Faculty of Electronic Information and Electrical Engineering, Dalian University of Technology, Linggong Road, Dalian, People's Republic of China.
State Key Laboratory of Cognitive Intelligence,iFLYTEK, Hefei, People's Republic of China.
BMC Bioinformatics. 2019 Dec 2;20(Suppl 16):590. doi: 10.1186/s12859-019-3080-2.

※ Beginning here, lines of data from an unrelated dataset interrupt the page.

template <typename Label>
int setMeshImpl(cpf_context* ctx, const double* points, int64_t nPoints, const Label* faceOffsets,
                const Label* faceVerts, int64_t nFaces, const Label* owner, const Label* neighbour,
                int64_t nInternal, int64_t nCells) {
    CPF_REQUIRE(ctx, ctx, CPF_ERR_ARG, "null context");
    CPF_REQUIRE(ctx, points && faceOffsets && faceVerts && owner && (neighbour || nInternal == 0), CPF_ERR_ARG,
                "cpf_set_mesh: null array");
    cpf::MeshQuality q;
    std::string why = cpf::measure_mesh<Label>(points, nPoints, faceOffsets, faceVerts, nFaces, owner, neighbour, nInternal,
                                               nCells, ctx->nonplanarTol, q);
    if (!why.empty()) return fail(ctx, CPF_ERR_MESH, "cpf_set_mesh: " + why);
    bool derive = ctx->splitNonplanar && q.decompose();
    cpf::DerivedMesh dm;
    cpf::HostTables t;
    if (derive) {
        why = cpf::derive_mesh<Label>(points, nPoints, faceOffsets, faceVerts, nFaces, owner, neighbour, nInternal, nCells, q, dm);
        if (why.empty())
            why = cpf::build_tables<int64_t>(dm.points.data(), dm.nPoints, dm.faceOff.data(), dm.faceVerts.data(), dm.nFaces,
                                             dm.owner.data(), dm.neighbour.data(), dm.nInternal, dm.nCells, t);
        for (int64_t c = 0; c < nCells && why.empty() && derive; ++c)
            if (dm.first[(size_t)c + 1] - dm.first[(size_t)c] == 1) {
                const int32_t d = dm.first[(size_t)c];
                if (t.cellOff[(size_t)d + 1] - t.cellOff[(size_t)d] > q.cellOff[(size_t)c + 1] - q.cellOff[(size_t)c]) derive = false;
            }
    }
    if (!derive) {
        why = cpf::build_tables<Label>(points, nPoints, faceOffsets, faceVerts, nFaces, owner, neighbour, nInternal, nCells, t);
    }
    if (!why.empty()) return fail(ctx, CPF_ERR_MESH, "cpf_set_mesh: " + why);
    CPF_HIP(ctx, hipSetDevice(ctx->device));
    CPF_HIP(ctx, hipStreamSynchronize(ctx->stream));
    freeMesh(ctx);
    ctx->streamState.flatField = false;
    ctx->host = std::move(t);
    ctx->nParent = nCells;
    ctx->quality = toQuality(q, ctx->host.nCells);
    nCells = ctx->host.nCells;
    const cpf::HostTables& h = ctx->host;
    auto up = [&](auto*& dptr, const void* src, size_t bytes) -> hipError_t {
        hipError_t e = hipMalloc((void**)&dptr, std::max<size_t>(bytes, 16));
        if (e != hipSuccess) return e;
        ctx->meshBytes += bytes;
        return hipMemcpy(dptr, src, bytes, hipMemcpyHostToDevice);
    };
    CPF_HIP(ctx, up(ctx->d_cellOff, h.cellOff.data(), h.cellOff.size() * 4));
    CPF_HIP(ctx, up(ctx->d_planes, h.planes.data(), h.planes.size() * 8));
    CPF_HIP(ctx, up(ctx->d_nbr, h.nbr.data(), h.nbr.size() * 4));
    CPF_HIP(ctx, up(ctx->d_groupOff, h.groupOff.data(), h.groupOff.size() * 4));
    CPF_HIP(ctx, up(ctx->d_groupNbr, h.groupNbr.data(), h.groupNbr.size() * 4));
    CPF_HIP(ctx, up(ctx->d_binOff, h.binOff.data(), h.binOff.size() * 4));
    CPF_HIP(ctx, up(ctx->d_binCells, h.binCells.data(), h.binCells.size() * 4));
    CPF_HIP(ctx, up(ctx->d_cellBox, h.cellBox.data(), h.cellBox.size() * 4));
    CPF_HIP(ctx, up(ctx->d_curveRank, h.curveRank.data(), h.curveRank.size() * 4));
    if (derive) {
        ctx->first = std::move(dm.first);
        CPF_HIP(ctx, up(ctx->d_parentOf, dm.parent.data(), dm.parent.size() * 4));
        CPF_HIP(ctx, hipMalloc((void**)&ctx->d_Uparent, (size_t)ctx->nParent * 3 * sizeof(double)));
        ctx->meshBytes += (size_t)ctx->nParent * 24;
    }
    CPF_HIP(ctx, hipMalloc((void**)&ctx->d_U, (size_t)nCells * sizeof(double4)));
    CPF_HIP(ctx, hipMalloc((void**)&ctx->d_U3, (size_t)nCells * 3 * sizeof(double)));
    CPF_HIP(ctx, hipMemset(ctx->d_U, 0, (size_t)nCells * sizeof(double4)));
    if (ctx->host.minCellFaces == 6 && ctx->host.maxCellFaces == 6 && ctx->host.nGroups() == 0) {
        CPF_HIP(ctx, hipMalloc((void**)&ctx->d_cellRec, (size_t)nCells * 8 * sizeof(double4)));
        CPF_HIP(ctx, cpf::launch_build_cell_records(ctx->stream, ctx->d_planes, ctx->d_nbr, ctx->d_U, ctx->d_cellRec, nCells));
        CPF_HIP(ctx, hipStreamSynchronize(ctx->stream));
        ctx->meshBytes += (size_t)nCells * 256;
        if (!h.boxRec.empty()) CPF_HIP(ctx, up(ctx->d_boxRec, h.boxRec.data(), h.boxRec.size() * 8));
    } else if (ctx->host.nHugeCells * 4 <= nCells && ctx->mixedRecords) {
        std::vector<int32_t> recB((size_t)nCells, -1);
        int64_t nSecond = 0;
        for (int64_t c = 0; c < nCells; ++c) {
            const int nf = ctx->host.cellOff[(size_t)c + 1] - ctx->host.cellOff[(size_t)c];
            if (nf > 6 && nf <= 12) recB[(size_t)c] = (int32_t)(nCells + nSecond++);
        }
        CPF_REQUIRE(ctx, nCells + nSecond < ((int64_t)1 << 31), CPF_ERR_MESH, "cpf_set_mesh: too many cell records");
        int32_t* d_recB = nullptr;
        hipError_t e = hipSuccess;
        if (nSecond > 0) e = up(d_recB, recB.data(), recB.size() * 4);
        if (e == hipSuccess) e = hipMalloc((void**)&ctx->d_cellRec, (size_t)(nCells + nSecond) * 8 * sizeof(double4));
        if (e == hipSuccess) e = cpf::launch_build_cell_records_mixed(ctx->stream, ctx->d_cellOff, ctx->d_planes, ctx->d_nbr, ctx->d_U, d_recB,
                                                                      ctx->d_cellRec, nCells);
        if (e == hipSuccess) e = hipStreamSynchronize(ctx->stream);
        freeDev(d_recB);
        CPF_HIP(ctx, e);
        ctx->nSecondRecords = nSecond;
        ctx->meshBytes += (size_t)(nCells + nSecond) * 256;
        if (!h.boxRec.empty() && nSecond == 0) CPF_HIP(ctx, up(ctx->d_boxRec, h.boxRec.data(), h.boxRec.size() * 8));
    }
    ctx->meshBytes += (size_t)nCells * (sizeof(double4) + 24);
    ctx->haveMesh = true;
    ctx->located = false;
    ctx->zSettled = false;
    if (ctx->h_occupied) ctx->h_occupied[0] = ctx->h_occupied[1] = 0;
    return CPF_OK;
}

}

namespace {
WriterRegistry::~WriterRegistry() {
    for (cpf_context* c : live)
        if (c->writerLive && c->writer.joinable()) { c->writer.join(); c->writerLive = false; }
}
}

namespace cpf {
bool vtu_binary(const cpf_context* ctx) { return ctx && ctx->vtuBinary; }
bool context_derived(const cpf_context* ctx) { return ctx && ctx->d_parentOf != nullptr; }
void* context_stream(const cpf_context* ctx) { return (void*)ctx->stream; }
int context_device(const cpf_context* ctx) { return ctx->device; }
bool context_timing(const cpf_context* ctx) { return ctx->timing; }
int64_t context_cells(const cpf_context* ctx) { return ctx->haveMesh ? ctx->host.nCells : 0; }
bool context_step_settled_z(const cpf_context* ctx) { return ctx->lastStepZSettled; }
}

namespace {
std::string tetFanDefect(const double* pos, const int32_t* tets, int64_t nCells, int tetsPerCell) {
    auto P = [&](int32_t v, int k) { return pos[3 * (int64_t)v + k]; };
    const double fourPi = 12.566370614359172;
    std::vector<uint64_t> edges;
    for (int64_t c = 0; c < nCells; ++c) {
        const int32_t* t0 = tets + 4 * c * tetsPerCell;
        const int32_t apex = t0[0];
        double omega = 0.0;
        int sign = 0;
        for (int k = 0; k < tetsPerCell; ++k) {
            const int32_t* ix = t0 + 4 * k;
            if (ix[0] != apex) return "cell " + std::to_string(c) + ": its tets do not share their first vertex";
            double e[3][3], len[3];
            for (int j = 0; j < 3; ++j) {
                for (int q = 0; q < 3; ++q) e[j][q] = P(ix[j + 1], q) - P(apex, q);
                len[j] = std::sqrt(e[j][0] * e[j][0] + e[j][1] * e[j][1] + e[j][2] * e[j][2]);
            }
            const double det = e[0][0] * (e[1][1] * e[2][2] - e[1][2] * e[2][1]) - e[0][1] * (e[1][0] * e[2][2] - e[1][2] * e[2][0]) +
                               e[0][2] * (e[1][0] * e[2][1] - e[1][1] * e[2][0]);
            const double scale = len[0] * len[1] * len[2];
            if (!(std::fabs(det) * 1e5 > scale)) return "cell " + std::to_string(c) + ": a flat (or badly conditioned) tet";
            const int sg = det > 0 ? 1 : -1;
            if (sign == 0) sign = sg;
            else if (sg != sign) return "cell " + std::to_string(c) + ": tets of both orientations";
            auto dot = [&](int i, int j) { return e[i][0] * e[j][0] + e[i][1] * e[j][1] + e[i][2] * e[j][2]; };
            omega += 2.0 * std::atan2(std::fabs(det), scale + dot(0, 1) * len[2] + dot(0, 2) * len[1] + dot(1, 2) * len[0]);
        }
        if (std::fabs(omega - fourPi) > 1e-6) return "cell " + std::to_string(c) + ": the tets' solid angles at the apex do not add up to 4 pi";
        edges.clear();
        for (int k = 0; k < tetsPerCell; ++k) {
            const int32_t* ix = t0 + 4 * k;
            for (int j = 0; j < 3; ++j) edges.push_back(((uint64_t)(uint32_t)ix[1 + j] << 32) | (uint32_t)ix[1 + (j + 1) % 3]);
        }
        std::sort(edges.begin(), edges.end());
        for (size_t i = 0; i < edges.size(); ++i) {
            const uint64_t rev = (edges[i] << 32) | (edges[i] >> 32);
            if ((i > 0 && edges[i] == edges[i - 1]) || !std::binary_search(edges.begin(), edges.end(), rev))
                return "cell " + std::to_string(c) + ": the tets' base triangles do not form a closed surface";
        }
    }
    return "";
}

hipError_t layOutField(cpf_context* ctx, const double* dU3, int64_t nCells) {
    const bool ask = ctx->host.zSide0 && ctx->d_occupied && ctx->h_occupied;
    ctx->streamState.flatField = false;
    ctx->fieldFlagPending = false;
    hipError_t e = hipSuccess;
    if (ask) e = hipMemsetAsync(ctx->d_occupied + 2, 0, 8, ctx->stream);
    if (e == hipSuccess) e = cpf::launch_u3_to_u4(ctx->stream, dU3, ctx->d_U, nCells, ask ? ctx->d_occupied + 2 : nullptr);
    if (e == hipSuccess && ctx->d_cellRec) e = cpf::launch_update_record_velocity(ctx->stream, ctx->d_U, ctx->d_cellRec, ctx->d_boxRec, nCells);
    if (e == hipSuccess && ask) {
        e = hipMemcpyAsync(ctx->h_occupied + 2, ctx->d_occupied + 2, 8, hipMemcpyDeviceToHost, ctx->stream);
        if (e == hipSuccess) e = hipEventRecord(ctx->evFieldFlag, ctx->stream);
        ctx->fieldFlagPending = e == hipSuccess;
    }
    return e;
}
std::string resolveSubCells(const cpf_context* ctx, int64_t n, const double* xyz, const int32_t* cell, std::vector<int32_t>& out) {
    const cpf::HostTables& h = ctx->host;
    out.resize((size_t)n);
    for (int64_t i = 0; i < n; ++i) {
        const int32_t c = cell[i];
        if (c < 0) { out[(size_t)i] = c; continue; }
        if (c >= ctx->nParent) return "cell[" + std::to_string(i) + "] = " + std::to_string(c) + " is not a cell of the mesh";
        const double px = xyz[3 * i], py = xyz[3 * i + 1], pz = xyz[3 * i + 2];
        int32_t pick = ctx->first[(size_t)c];
        double pickWorst = HUGE_VAL;
        for (int32_t d = ctx->first[(size_t)c]; d < ctx->first[(size_t)c + 1]; ++d) {
            double worst = -HUGE_VAL;
            for (int32_t s = h.cellOff[(size_t)d]; s < h.cellOff[(size_t)d + 1]; ++s) {
                const double* pl = &h.planes[4 * (size_t)s];
                worst = std::max(worst, std::fma(-pl[2], pz, std::fma(-pl[1], py, std::fma(-pl[0], px, pl[3]))));
            }
            if (worst < cpf::kTol) { pick = d; break; }
            if (worst < pickWorst) { pickWorst = worst; pick = d; }
        }
        out[(size_t)i] = pick;
    }
    return std::string();
}
void fieldFlagArrived(cpf_context* ctx) {
    if (!ctx->fieldFlagPending) return;
    ctx->streamState.flatField = ctx->h_occupied[2] == 0;
    ctx->fieldFlagPending = false;
}
void pollFieldFlag(cpf_context* ctx) {
    if (ctx->fieldFlagPending && hipEventQuery(ctx->evFieldFlag) == hipSuccess) fieldFlagArrived(ctx);
}
}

The number of biomedical research articles have increased exponentially with the advancement of biomedicine in recent years. These articles have thus brought a great difficulty in obtaining the needed information of researchers. Information retrieval technologies seek to tackle the problem. However, information needs cannot be completely satisfied by directly introducing the existing information retrieval techniques. Therefore, biomedical information retrieval not only focuses on the relevance of search results, but also aims to promote the completeness of the results, which is referred as the diversity-oriented retrieval.
We address the diversity-oriented biomedical retrieval task using a supervised term ranking model. The model is learned through a supervised query expansion process for term refinement. Based on the model, the most relevant and diversified terms are selected to enrich the original query. The expanded query is then fed into a second retrieval to improve the relevance and diversity of search results. To this end, we propose three diversity-oriented optimization strategies in our model, including the diversified term labeling strategy, the biomedical resource-based term features and a diversity-oriented group sampling learning method. Experimental results on TREC Genomics collections demonstrate the effectiveness of the proposed model in improving the relevance and the diversity of search results.
The proposed three strategies jointly contribute to the improvement of biomedical retrieval performance. Our model yields more relevant and diversified results than the state-of-the-art baseline models. Moreover, our method provides a general framework for improving biomedical retrieval performance, and can be used as the basis for future work.
近年来,随着生物医学的发展,生物医学研究文章的数量呈指数级增长。这些文章给研究人员获取所需信息带来了极大的困难。信息检索技术旨在解决这个问题。然而,直接引入现有的信息检索技术并不能完全满足信息需求。因此,生物医学信息检索不仅关注搜索结果的相关性,还旨在提高结果的完整性,这被称为面向多样性的检索。
我们使用有监督的术语排序模型来解决面向多样性的生物医学检索任务。该模型通过有监督的查询扩展过程进行学习,以实现术语的细化。基于该模型,选择最相关和最多样化的术语来丰富原始查询。然后,将扩展后的查询输入到第二次检索中,以提高搜索结果的相关性和多样性。为此,我们在模型中提出了三种面向多样性的优化策略,包括多样化的术语标记策略、基于生物医学资源的术语特征和面向多样性的分组采样学习方法。在 TREC Genomics 数据集上的实验结果表明,该模型在提高搜索结果的相关性和多样性方面具有有效性。
所提出的三种策略共同有助于提高生物医学检索的性能。与最先进的基线模型相比,我们的模型产生了更相关和多样化的结果。此外,我们的方法为提高生物医学检索性能提供了一个通用框架,并可作为未来工作的基础。